_THE PROBLEM_: Among the lines below, return each one that contains the word "auto".

_MATERIAL SUPPLIED_:
--

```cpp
static ChannelizerStage *channelizer_build(const float *taps, unsigned ntaps, unsigned nchannels)
{
    auto q = new_stage<ChannelizerStage>();
    if (!q) return nullptr;
    int M = (int)ntaps, K = (int)nchannels, K2 = 2 * K;
    q->M = M; q->K = K;
    q->in_size = q->out_size = 8;
    std::vector<float> W((size_t)2 * M * K2);
    const double PI2 = 6.283185307179586476925286766559;
    for (int i = 0; i < M; i++)
        for (int c = 0; c < K; c++) {
            int j = M - 1 - i;
            double a = PI2 * (double)(((long)c * j) % K) / K, h = taps[j];
            float gr = (float)(h * std::cos(a)), gi = (float)(h * std::sin(a));
            W[(size_t)(2 * i) * K2 + 2 * c] = gr;
            W[(size_t)(2 * i + 1) * K2 + 2 * c] = -gi;
            W[(size_t)(2 * i) * K2 + 2 * c + 1] = gi;
            W[(size_t)(2 * i + 1) * K2 + 2 * c + 1] = gr;
        }
    if (upload(q->W, W.data(), W.size() * sizeof(float))) return nullptr;
    if (q->reset()) return nullptr;
    return q.release();
}
```

### luaradio_amd/csrc/stage_resample.h

```cpp
#pragma once

struct ResampleStage : lrhip_stage {
    int S = 2, M = 0, L = 1, HQ = 0;
    unsigned long D = 1;
    float c = 1.f;
    DeviceBuf d_taps, d_ttab, hist[2];
    int cur = 0;
    uint64_t Q0 = 0, m0 = 0;
    int interp_J = 0;
    static bool rational_supported(int L, unsigned long D) { return (L == 3 && D == 2) || (L == 2 && D == 3) || (L == 4 && D == 3) || (L == 3 && D == 4) || (L == 5 && D == 4) || (L == 4 && D == 5); }
    static int resample_rounds(long ntiles, long slots)
    {
        static const char *e = getenv("LRHIP_RESAMPLE_ROUNDS");
        if (e) return atoi(e) < 0 ? 0 : atoi(e);
        return persistent_rounds(ntiles, slots, 1);
    }
    static constexpr int SPAN_MAX = 6144;
    const char *kind() const override { return "resample"; }
    unsigned long max_output(unsigned long n) const override { return (n * (unsigned long)L) / D + 2; }
    int seek(unsigned long long n0, unsigned long long *n0_out) override
    {
        if (reset()) return -1;
        Q0 = n0;
        m0 = (n0 * (uint64_t)L + D - 1) / D;
        *n0_out = m0;
        return 0;
    }
    long memory() const override { return HQ; }
    void rate(unsigned long *num, unsigned long *den) const override { *num = D; *den = (unsigned long)L; }
    static bool fits(int M, int L, unsigned long D) { return L >= 1 && 256 * D / (unsigned long)L + (unsigned long)((M - 1) / L) + 4 <= (unsigned long)SPAN_MAX; }
    int reset() override
    {
        cur = 0; Q0 = 0; m0 = 0;
        size_t hb = (size_t)(HQ > 0 ? HQ : 1) * S * sizeof(float);
        return (zero_fill(hist[0], hb) || zero_fill(hist[1], hb)) ? -1 : 0;
    }
    long run(const void *in_dev, unsigned long n, void *out_dev, unsigned long cap) override
    {
        if (!n) return 0;
        uint64_t hi = (Q0 + n) * (uint64_t)L;
        uint64_t m_end = (hi + D - 1) / D;
        long n_out = (long)(m_end - m0);
        if ((unsigned long)n_out > cap) return set_error("resample: output capacity %lu < %ld", cap, n_out);
        const float *h = (const float *)hist[cur].p;
        float *ho = (float *)hist[cur ^ 1].p;
        if (interp_J > 0 && D == 1 && ((uintptr_t)in_dev & 7) == 0 && ((uintptr_t)out_dev & 7) == 0) {
            auto gi = [&](auto kern, size_t lds_bytes, int tq) -> int {
                const long ntiles = ((long)n + tq - 1) / tq, slots = chip_slots(kern, FIP_NT, lds_bytes);
                if (slots < 0) return -1;
                const int rounds = resample_rounds(ntiles, slots);
                hipLaunchKernelGGL(kern, dim3(persistent_grid(ntiles, slots, rounds)), dim3(FIP_NT), lds_bytes, ctx().stream, h, (const float *)in_dev, (const float *)d_ttab.p,
                                   (float *)out_dev, (long)n, HQ, c, ho, ablation_bits("LRHIP_INTERP_DBG"), rounds);
                return 0;
            };
#define LR_INTERP(LL, JJ) gi(fir_interp_kernel<LL, JJ>, (size_t)FipGeom<LL, JJ>::LDS_FLOATS * sizeof(float), FipGeom<LL, JJ>::TQ)
            int rc = L == 2 ? LR_INTERP(2, 64) : L == 3 ? LR_INTERP(3, 43) : L == 4 ? LR_INTERP(4, 32) : LR_INTERP(5, 26);
#undef LR_INTERP
            if (rc) return rc;
            LR_LAUNCH_CHECK();
            cur ^= 1;
            Q0 += n;
            m0 = m_end;
            return n_out;
        }
        static const bool no_rational = getenv("LRHIP_NO_RATIONAL_WIN") != nullptr;
        if (!no_rational && interp_J > 0 && D > 1 && ((uintptr_t)in_dev & 7) == 0 && ((uintptr_t)out_dev & 7) == 0) {
            auto gr = [&](auto kern, size_t lds_bytes, int tq) -> int {
                const long ntiles = ((long)n + (long)(Q0 % D) + tq - 1) / tq, slots = chip_slots(kern, 256, lds_bytes);
                if (slots < 0) return -1;
                const int rounds = resample_rounds(ntiles, slots);
                hipLaunchKernelGGL(kern, dim3(persistent_grid(ntiles, slots, rounds)), dim3(256), lds_bytes, ctx().stream, h, (const float *)in_dev, (const float *)d_ttab.p,
                                   (float *)out_dev, (long)n, n_out, m0, Q0, HQ, c, ho, rounds);
                return 0;
            };
#define LR_RAT(LL, DD, JJ, RR) gr(fir_rational_kernel<LL, DD, JJ, RR>, (size_t)FrrGeom<LL, DD, JJ, RR>::LDS_FLOATS * sizeof(float), FrrGeom<LL, DD, JJ, RR>::TQ)
            int rc = (L == 3 && D == 2) ? LR_RAT(3, 2, 43, 6) : (L == 2 && D == 3) ? LR_RAT(2, 3, 64, 9) : (L == 4 && D == 3) ? LR_RAT(4, 3, 32, 6)
                   : (L == 3 && D == 4) ? LR_RAT(3, 4, 43, 8) : (L == 5 && D == 4) ? LR_RAT(5, 4, 26, 8) : LR_RAT(4, 5, 32, 10);
#undef LR_RAT
            if (rc) return rc;
            LR_LAUNCH_CHECK();
            cur ^= 1;
            Q0 += n;
            m0 = m_end;
            return n_out;
        }
        int span_cap = (int)(256 * D / (unsigned long)L) + (M - 1) / L + 4;
        size_t lds_bytes = ((size_t)((((M - 1) / L + 1) * L + 3) & ~3) + (size_t)span_cap * S) * sizeof(float);
        auto go = [&](auto kern) -> int {
            if (kernel_allow_lds(kern, lds_bytes)) return -1;
            unsigned grid = n_out > 0 ? (unsigned)((n_out + 255) / 256) : 1;
            hipLaunchKernelGGL(kern, dim3(grid), dim3(256), lds_bytes, ctx().stream, h, (const float *)in_dev, (const float *)d_taps.p, (float *)out_dev, M, L,
                               (long)D, (long)n, n_out, m0, Q0, HQ, c, span_cap, ho);
            return 0;
        };
        int rc = S == 2 ? go(fir_resample_kernel<2>) : go(fir_resample_kernel<1>);
        if (rc) return rc;
        LR_LAUNCH_CHECK();
        cur ^= 1;
        Q0 += n;
        m0 = m_end;
        return n_out;
    }
};
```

--

_EXERCISE RESPONSE_:
    auto q = new_stage<ChannelizerStage>();
            auto gi = [&](auto kern, size_t lds_bytes, int tq) -> int {
            auto gr = [&](auto kern, size_t lds_bytes, int tq) -> int {
        auto go = [&](auto kern) -> int {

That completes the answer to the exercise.